Da tempo gli esperti sono consapevoli del fatto che alcune specie di uccelli sono diventate vulnerabili all'estinzione. Ma il nuovo studio realizzato da un team di ricercatori universitari, organizzazioni no-profit e agenzie governative, evidenzia un rapido declino anche tra uccelli tradizionalmente abbondanti come pettirossi e passeri.

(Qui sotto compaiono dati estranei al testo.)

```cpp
#if RA_PAIR8_CACHE_AHEAD
    if constexpr (CACHED) {
      if (have_n) load_cache(nxt);
    }
#endif
    {
      f32x4 acc[4];
      int gmid[4];
#pragma unroll
      for (int g = 0; g < 4; ++g) {
        const int gy = 2 * wave + (g >> 1), gx = g & 1;
        gmid[g] = (2 * gy * G::AW + 16 * gx) * 8 + lane_b;
        acc[g] = f32x4{shB, shB, shB, shB};
      }
      if constexpr (SPLIT) {
        const unsigned char *tb = reinterpret_cast<const unsigned char *>(tmid);
        const int lane_px = ((m & 1) * G::AW + 2 * (m >> 1) + 1 + ksub) * 16;
#pragma unroll
        for (int ky = 0; ky < 3; ++ky)
#pragma unroll
          for (int gh = 0; gh < 2; ++gh) {
            s16x8 av[2][3];
#pragma unroll
            for (int u = 0; u < 2; ++u) {
              const int g = 2 * gh + u;
              const int gy = 2 * wave + (g >> 1), gx = g & 1;
              const int off = ((2 * gy + ky) * G::AW + 16 * gx) * 16 + lane_px;
#pragma unroll
              for (int pc = 0; pc < 3; ++pc) av[u][pc] = *reinterpret_cast<const s16x8 *>(tb + off + pc * PLANE_B);
            }
            constexpr int PA[6] = {1, 0, 2, 0, 1, 0}, PB[6] = {1, 2, 0, 1, 0, 0};
#pragma unroll
            for (int t = 0; t < 6; ++t)
#pragma unroll
              for (int u = 0; u < 2; ++u)
                acc[2 * gh + u] = __builtin_amdgcn_mfma_f32_16x16x32_bf16(__builtin_bit_cast(bf16x8, av[u][PA[t]]),
                                                                          __builtin_bit_cast(bf16x8, wB[ky][PB[t]]), acc[2 * gh + u], 0, 0, 0);
          }
      } else {
#pragma unroll
      for (int ky = 0; ky < 3; ++ky)
#pragma unroll
        for (int kxp = 0; kxp < 4; ++kxp) {
          f32x2 av[4];
#pragma unroll
          for (int g = 0; g < 4; ++g)
            av[g] = *reinterpret_cast<const f32x2 *>(&tmid[gmid[g] + (ky * G::AW + kxp) * 8]);
#pragma unroll
          for (int cg = 0; cg < 2; ++cg)
#pragma unroll
            for (int g = 0; g < 4; ++g)
              acc[g] = __builtin_amdgcn_mfma_f32_16x16x4f32(av[g][cg], bB[ky * 4 + kxp][cg], acc[g], 0, 0, 0);
        }
      }
      const int prow0 = (ty0 >> 1) + wave * 2, pcol0 = (tx0 >> 1) + 2 * qo + p;
      const bool whole = ((ty0 >> 1) + G::TH / 2 <= a.Ho) & ((tx0 >> 1) + G::TW / 2 <= a.Wo);
      const unsigned tile_y = (unsigned)(((b * a.Ho + prow0) * a.Wo + (tx0 >> 1)) * a.CoutB * 4) + lane_y;
#pragma unroll
      for (int g = 0; g < 4; ++g) {
        const float t0 = fmaxf(fmaxf(acc[g][0], acc[g][1]), loB), t1 = fmaxf(fmaxf(acc[g][2], acc[g][3]), loB);
        const float u0 = fmaxf(t0, __builtin_bit_cast(float, __builtin_amdgcn_mov_dpp(__builtin_bit_cast(int, t0), 0x128, 0xf, 0xf, true)));
        const float u1 = fmaxf(t1, __builtin_bit_cast(float, __builtin_amdgcn_mov_dpp(__builtin_bit_cast(int, t1), 0x128, 0xf, 0xf, true)));
        const float ov = p ? u1 : u0;
        const int prow = prow0 + (g >> 1), pcol = pcol0 + 8 * (g & 1);
        unsigned off = tile_y + (unsigned)g_y[g];
        if (!whole) off = ((prow < a.Ho) & (pcol < a.Wo)) ? off : 0x80000000u;
        __builtin_amdgcn_raw_buffer_store_b32(__builtin_bit_cast(unsigned, ov), ry, (int)off, 0, 0);
      }
    }
    RA_PHASE_AT(4);
  }
  RA_PHASE_END;
  if constexpr (!CACHED) {
    if (rider)
      for (; r_idx < r_end; r_idx += 256) __builtin_amdgcn_raw_buffer_store_b128(r_bits, rr, r_idx * 16, 0, 0);
  }
}

template <int CINA, bool CACHED = false, bool SPLIT = false>
int launch8(const PArgs &a_in, int B, hipStream_t st, int *plan) {
  using G = NGeo<CINA>;
  PArgs a = a_in;
  a.bytes_y = (int)((size_t)B * a.Ho * a.Wo * a.CoutB * sizeof(float));
  auto kern = conv_pair8_mfma<CINA, CACHED, SPLIT>;
  constexpr size_t lds = (size_t)(((G::LH * G::LW * (CACHED ? 1 : CINA) + 3) & ~3) + (SPLIT ? 3 * G::AHS * G::AW * 4 : G::MID_FLOATS)) * sizeof(float);
  const int tiles_x = ceil_div(a.W, G::TW), tiles_y = ceil_div(a.H, G::TH);
  const int ntiles = tiles_x * tiles_y * B;
  static const int wgs = env_int("RA_PAIR8_WGS", 768);
  static const int xcd = env_int("RA_PAIR8_XCD", 1);
  PArgs a2 = a;
  const int grid = ntiles < wgs ? ntiles : wgs;
  a2.xcd_map = (xcd && grid % 8 == 0 && grid >= 8) ? 1 : 0;
  const bool draws = CACHED && ntiles >= kTicketMinTilesPerWg * grid;
  if (plan) {
    plan[RA_PLAN_FAMILY] = RA_PLAN_FAMILY_PAIR;
    plan[RA_PLAN_FORM] = RA_PLAN_FORM_NPACKED | (CACHED ? RA_PLAN_FORM_CACHED : 0) | (SPLIT ? RA_PLAN_FORM_SPLIT : 0);
    plan[RA_PLAN_CK] = CINA, plan[RA_PLAN_CMID] = 8, plan[RA_PLAN_KF] = 3, plan[RA_PLAN_TILE_H] = G::TH, plan[RA_PLAN_TILE_W] = G::TW;
    plan[RA_PLAN_TILES_X] = tiles_x, plan[RA_PLAN_TILES_Y] = tiles_y, plan[RA_PLAN_TICKETS] = draws ? 1 : 0;
    plan_walk(plan, ntiles, grid, a2.xcd_map);
    return 0;
  }
  static const MaxDynamicLds lds_limit(kern, lds);
  a2.tickets = draws ? take_ticket_slots(1, grid) : nullptr;
  hipLaunchKernelGGL(kern, dim3(grid), dim3(256), lds, st, a2, tiles_x, tiles_y, ntiles);
  return launch_status("ra_conv_pair_f32");
}

__global__ __launch_bounds__(256) void first_cache_kernel(const float *x, const float *wpA, int CoutAP, int plane_chan,
                                                          int B, int H, int W, int rows, int ngx, float *cache) {
  __shared__ float sm[4][64][9];
  const int xl = threadIdx.x & 63, yl = threadIdx.x >> 6;
  const int X = blockIdx.x * 64 - 2 + xl, Y = blockIdx.y * 4 + yl, b = blockIdx.z;
  float acc[8];
#pragma unroll
  for (int co = 0; co < 8; ++co) acc[co] = 0.f;
  if (X >= 0 && X < W && Y < H) {
#pragma unroll
    for (int ky = 0; ky < 3; ++ky) {
      const int yy = Y + ky - 1;
#pragma unroll
      for (int kx = 0; kx < 3; ++kx) {
        const int xx = X + kx - 1;
        const bool ok = (yy >= 0) & (yy < H) & (xx >= 0) & (xx < W);
        f32x4 v = f32x4{0.f, 0.f, 0.f, 0.f};
        if (ok) v = *reinterpret_cast<const f32x4 *>(x + ((size_t)(b * H + yy) * W + xx) * 4);
        const float *wt = wpA + (size_t)((ky * 3 + kx) * 4) * CoutAP;
#pragma unroll
        for (int ci = 0; ci < 4; ++ci) {
          const float xv = ci == plane_chan ? 0.f : v[ci];
#pragma unroll
          for (int co = 0; co < 8; ++co) acc[co] = fmaf(xv, wt[ci * CoutAP + co], acc[co]);
        }
      }
    }
  }
#pragma unroll
  for (int co = 0; co < 8; ++co) sm[yl][xl][co] = acc[co];
  __syncthreads();
  for (int e = threadIdx.x; e < 4 * 8 * 16; e += 256) {
    const int n4 = e & 3, r = (e >> 2) & 3, g = (e >> 4) & 7, row = e >> 7;
    const int p = n4 >> 1, co0 = 4 * (n4 & 1);
    const int Yo = blockIdx.y * 4 + row, gx = blockIdx.x * 8 + g;
    if (Yo < H && gx < ngx) {
      f32x4 o;
#pragma unroll
      for (int j = 0; j < 4; ++j) o[j] = sm[row][8 * g + 2 * r + p][co0 + j];
      *reinterpret_cast<f32x4 *>(cache + (((size_t)b * rows + (Yo + 1)) * ngx + gx) * 64 + r * 16 + 4 * n4) = o;
    }
  }
}

inline void cache_dims(int H, int W, int &rows, int &ngx) {
  rows = ceil_div(H, NGeo<4>::TH) * NGeo<4>::TH + 4;
  ngx = ceil_div(W, NGeo<4>::TW) * (NGeo<4>::TW / 8) + 1;
}

template <int CINA, int CMID, int NCB, int GX, int GYB>
int launch(const PArgs &a, int B, hipStream_t st, int *plan) {
  using G = PGeo<CINA, CMID, NCB, GX, GYB>;
  auto kern = conv_pair_mfma<CINA, CMID, NCB, GX, GYB>;
  constexpr size_t lds = (size_t)(G::IN_FLOATS + G::MID_FLOATS) * sizeof(float);
  static_assert(lds <= 160 * 1024, "pair tile does not fit LDS");
  const int tiles_x = ceil_div(a.W, G::TWB), tiles_y = ceil_div(a.H, G::THB);
  const int ntiles = tiles_x * tiles_y * B;
  if (plan) {
    plan[RA_PLAN_FAMILY] = RA_PLAN_FAMILY_PAIR;
    plan[RA_PLAN_CK] = CINA, plan[RA_PLAN_CMID] = CMID, plan[RA_PLAN_NC] = NCB, plan[RA_PLAN_GX] = GX, plan[RA_PLAN_GY] = GYB;
    plan[RA_PLAN_KF] = 3, plan[RA_PLAN_TILE_H] = G::THB, plan[RA_PLAN_TILE_W] = G::TWB;
    plan[RA_PLAN_TILES_X] = tiles_x, plan[RA_PLAN_TILES_Y] = tiles_y, plan[RA_PLAN_NTILES] = ntiles;
    plan[RA_PLAN_GRID] = ntiles, plan[RA_PLAN_TILES_MIN] = plan[RA_PLAN_TILES_MAX] = 1;
    if (!(G::NCHA == 1 && G::NCHB == 1) || a.ups || a.plane) return 0;
    if (!plan_have_device()) {
      plan[RA_PLAN_GRID] = plan[RA_PLAN_TILES_MIN] = plan[RA_PLAN_TILES_MAX] = -1;
      return 0;
    }
// ... 258 lines not shown
```

### rec-attend-public_amd/csrc/ra_conv_wino.hip

```cpp
#include "ra_common.h"
#include "ra_split3.h"

#ifndef RA_PAIRW_SPLIT_OCC
#define RA_PAIRW_SPLIT_OCC 3
#endif
namespace ra {
namespace wino {


constexpr int TS = 16;
constexpr int WS = TS + 2;
constexpr int TEX = 36;

struct WArgs {
  const float *x, *wp, *scale, *shift;
  float *y;
  int B, H, W, Cout, relu;
  int bytes_x;
  int xcd_map;
  unsigned *tickets;
};

struct TileWalk {
  int first, end, step;
// ... 397 lines not shown
      }
      }
      RA_PHASE_AT(2);
#pragma unroll
      for (int s = 0; s < GPW; ++s) {
        const int g = p + 4 * s;
        if (g < NGA) {
          const int li = 16 * g + m;
          f32x4 o = acc[s] * scA4 + shA4;
#pragma unroll
          for (int j = 0; j < 4; ++j) o[j] = fmaxf(o[j], loA);
          if (!interior) {
            const int wr = li / WS, wc = li - wr * WS;
            const int Y = oyA + wr, X = oxA + wc;
            const bool ok = (Y >= 0) & (Y < a.H) & (X >= 0) & (X < a.W);
#pragma unroll
            for (int j = 0; j < 4; ++j) o[j] = ok ? o[j] : 0.f;
          }
          float *d = tin + li * S + 4 * ksub;
          *reinterpret_cast<f32x2 *>(d) = f32x2{o[0], o[1]};
          *reinterpret_cast<f32x2 *>(d + 2) = f32x2{o[2], o[3]};
        }
      }
    }
    RA_PHASE_AT(3);
    __syncthreads();
    RA_PHASE_AT(4);

#pragma unroll 1
    for (int mblk = 0; mblk < NMB; ++mblk) {
      const int tyi = 2 * mblk + (m >> 3), txi = m & 7;
      const float *pa = tin + ((2 * tyi + ra) * WS + 2 * txi) * S + ksub;
      const float *pb = tin + ((2 * tyi + rb) * WS + 2 * txi) * S + ksub;
      f32x4 acc[4];
#pragma unroll
      for (int q = 0; q < 4; ++q) acc[q] = f32x4{0.f, 0.f, 0.f, 0.f};
#pragma unroll
      for (int kk = 0; kk < KK; ++kk) {
        float r[4];
#pragma unroll
        for (int j = 0; j < 4; ++j) r[j] = pa[j * S + 4 * kk] + sg * pb[j * S + 4 * kk];
        const float v[4] = {r[0] - r[2], r[1] + r[2], r[2] - r[1], r[1] - r[3]};
#pragma unroll
        for (int q = 0; q < 4; ++q) acc[q] = __builtin_amdgcn_mfma_f32_16x16x4f32(bw[q][kk], v[q], acc[q], 0, 0, 0);
      }
      RA_PHASE_AT(5);
      if (mblk) __syncthreads();
      {
        const f32x4 t0 = acc[0] + acc[1] + acc[2];
        const f32x4 t1 = acc[1] - acc[2] - acc[3];
        *reinterpret_cast<f32x4 *>(&tex[((p * 2 + 0) * 16 + m) * TEXP + 4 * ksub]) = t0;
        *reinterpret_cast<f32x4 *>(&tex[((p * 2 + 1) * 16 + m) * TEXP + 4 * ksub]) = t1;
      }
      __syncthreads();
      {
        const int tl = tid >> 4;
        float T[4][2];
#pragma unroll
        for (int pp = 0; pp < 4; ++pp)
#pragma unroll
          for (int j = 0; j < 2; ++j) T[pp][j] = tex[((pp * 2 + j) * 16 + tl) * TEXP + eco];
        float best = -__builtin_inff();
#pragma unroll
        for (int j = 0; j < 2; ++j) {
          best = fmaxf(best, fmaxf((T[0][j] + T[1][j] + T[2][j]) * scB + shB, loB));
          best = fmaxf(best, fmaxf((T[1][j] - T[2][j] - T[3][j]) * scB + shB, loB));
        }
        const int oty = ty * (TSY / 2) + 2 * mblk + (tl >> 3), otx = tx * 8 + (tl & 7);
        a.y[((size_t)(b * Ho + oty) * Wo + otx) * 16 + eco] = best;
      }
      RA_PHASE_AT(6);
    }
  }
  RA_PHASE_END;
}

template <int TSY, bool SPLIT = false>
int launch_pair(const PWArgs &a, hipStream_t st, int *plan) {
  auto kern = conv_pair_wino_mfma<TSY, SPLIT>;
  constexpr int inf = SPLIT ? 3 * (TSY + 4) * (TS + 4) * 4 : (TSY + 4) * (TS + 4) * 8;
  constexpr int r0 = inf > 8 * 16 * 20 ? inf : 8 * 16 * 20;
  constexpr size_t lds = (size_t)(r0 + ((TSY + 2) * WS + 16) * 18) * sizeof(float);
  static const int resident = wgs_per_cu(kern, lds) * cu_count();
  static const int wgs = env_int("RA_PAIRW_WGS", 0);
  static const int cap = wgs > 0 ? wgs : resident;
  const int tiles_x = a.W / TS, tiles_y = a.H / TSY, ntiles = tiles_x * tiles_y * a.B;
  static const int xcd = env_int("RA_PAIRW_XCD", 1);
  const int grid = ntiles < cap ? ntiles : cap;
  PWArgs a2 = a;
  a2.xcd_map = (xcd && grid % 8 == 0 && grid >= 8) ? 1 : 0;
  const bool draws = ntiles >= 2 * kTicketMinTilesPerWg * grid;
  if (plan) {
    plan[RA_PLAN_FAMILY] = RA_PLAN_FAMILY_PAIR_WINO, plan[RA_PLAN_FORM] = SPLIT ? RA_PLAN_FORM_SPLIT : 0;
    plan[RA_PLAN_CK] = 8, plan[RA_PLAN_CMID] = 16, plan[RA_PLAN_NC] = 1, plan[RA_PLAN_KF] = 3, plan[RA_PLAN_POOL] = 2, plan[RA_PLAN_SLICES] = 1;
    plan[RA_PLAN_TILE_H] = TSY, plan[RA_PLAN_TILE_W] = TS, plan[RA_PLAN_TILES_X] = tiles_x, plan[RA_PLAN_TILES_Y] = tiles_y;
    plan[RA_PLAN_TICKETS] = draws ? 1 : 0;
    plan_walk(plan, ntiles, grid, a2.xcd_map);
    return 0;
  }
  a2.tickets = draws ? take_ticket_slots(1, grid) : nullptr;
  hipLaunchKernelGGL(kern, dim3(grid), dim3(256), lds, st, a2, tiles_x, tiles_y, ntiles);
  return launch_status("ra_conv_pair_wino_f32");
}

}
}

using namespace ra;

extern "C" int ra_conv_wino_supported(int Cin, int Cout, int pool, int H, int W) {
  return (Cin == 16 || Cin == 32) && Cout > 0 && Cout % 16 == 0 && (pool == 1 || pool == 2) && H > 0 && W > 0 &&
         H % wino::TS == 0 && W % wino::TS == 0;
}

extern "C" size_t ra_conv_wino_packed_floats(int Cin, int Cout) {
  if (!(Cin == 16 || Cin == 32) || Cout <= 0 || Cout % 16) return 0;
  return (size_t)16 * Cin * Cout;
}

extern "C" int ra_conv_wino_pack_weights(const float *w, int Cin, int Cout, float *out) {
  if (!w || !out || !ra_conv_wino_packed_floats(Cin, Cout)) return fail(RA_E_SHAPE, "ra_conv_wino_pack_weights: Cin %d Cout %d", Cin, Cout);
  static const float G[4][3] = {{1.f, 0.f, 0.f}, {0.5f, 0.5f, 0.5f}, {0.5f, -0.5f, 0.5f}, {0.f, 0.f, 1.f}};
  const int KK = Cin / 4, NBT = Cout / 16;
  for (int p = 0; p < 4; ++p)
    for (int q = 0; q < 4; ++q)
      for (int ci = 0; ci < Cin; ++ci)
        for (int co = 0; co < Cout; ++co) {
          double u = 0.0;
          for (int ky = 0; ky < 3; ++ky)
            for (int kx = 0; kx < 3; ++kx) u += (double)G[p][ky] * (double)G[q][kx] * (double)w[((size_t)(ky * 3 + kx) * Cin + ci) * Cout + co];
          const int kk = ci / 4, ks = ci % 4, nb = co / 16, n = co % 16;
          out[((size_t)((p * 4 + q) * KK + kk) * NBT + nb) * 64 + ks * 16 + n] = (float)u;
        }
  return 0;
}

static int wino_entry(const float *x, int B, int H, int W, int Cin, const float *wpacked, const float *scale, const float *shift, int Cout,
                      int relu, int pool, float *y, void *stream, int *plan) {
  if ((!plan && (!x || !wpacked || !scale || !shift || !y)) || B <= 0) return fail(RA_E_INVALID, "ra_conv_wino_f32: bad argument");
  if (!ra_conv_wino_supported(Cin, Cout, pool, H, W))
    return fail(RA_E_SHAPE, "ra_conv_wino_f32: Cin=%d Cout=%d pool=%d %dx%d", Cin, Cout, pool, H, W);
  const size_t bytes = (size_t)B * H * W * Cin * sizeof(float);
  if (bytes >= (1ull << 31)) return fail(RA_E_SHAPE, "ra_conv_wino_f32: input exceeds 2 GiB");
  wino::WArgs a{};
  a.x = x;
  a.wp = wpacked;
  a.scale = scale;
  a.shift = shift;
  a.y = y;
  a.B = B;
  a.H = H;
  a.W = W;
  a.Cout = Cout;
  a.relu = relu;
  a.bytes_x = (int)bytes;
  a.xcd_map = 0;
  hipStream_t st = as_stream(stream);
  if (Cout % 32) {
    if (Cin == 16) return pool == 2 ? wino::launch_any<16, 2, 1>(a, st, plan) : wino::launch_any<16, 1, 1>(a, st, plan);
    return pool == 2 ? wino::launch_any<32, 2, 1>(a, st, plan) : wino::launch_any<32, 1, 1>(a, st, plan);
  }
  if (Cin == 16) return pool == 2 ? wino::launch_any<16, 2, 2>(a, st, plan) : wino::launch_any<16, 1, 2>(a, st, plan);
  return pool == 2 ? wino::launch_any<32, 2, 2>(a, st, plan) : wino::launch_any<32, 1, 2>(a, st, plan);
}

extern "C" int ra_conv_wino_f32(const float *x, int B, int H, int W, int Cin, const float *wpacked, const float *scale,
                                const float *shift, int Cout, int relu, int pool, float *y, void *stream) {
  return wino_entry(x, B, H, W, Cin, wpacked, scale, shift, Cout, relu, pool, y, stream, nullptr);
// ... 56 lines not shown
```

Measured before the change: 57440 instance-timesteps/s.

## Walk pair-conv tiles in contiguous column runs and carry overlap rows

```diff
diff --git a/rec-attend-public_amd/csrc/ra_common.h b/rec-attend-public_amd/csrc/ra_common.h
--- a/rec-attend-public_amd/csrc/ra_common.h
+++ b/rec-attend-public_amd/csrc/ra_common.h
@@ -5,6 +5,7 @@
 #include <cstdio>
 #include <cstdlib>
 
+#include "ra_tile_walk.h"
 #include "recattend.h"
 
 namespace ra {
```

Le cause sono molteplici, ma le più importanti sono l’impiego di pesticidi nelle coltivazioni e le modifiche all’habitat naturale. Non è un caso, infatti, che è nelle praterie che si sono registrate le perdite più massicce con 717 milioni di uccelli che mancano all’appello. “Ogni campo arato e ogni area umida prosciugata segna la scomparsa di uccelli in quella zona", ha dichiarato Kenneth V. Rosenberg, scienziato per la conservazione presso la Cornell University e l'American Bird Conservancy e principale autore dello studio. Uno studio pubblicato la scorsa settimana, inoltre, ha dimostrato quanto i pesticidi siano dannosi per gli animali. In particolare, neonicotinoidi rendono più difficile per gli uccelli aumentare il peso necessario per la migrazione, ritardandone il viaggio.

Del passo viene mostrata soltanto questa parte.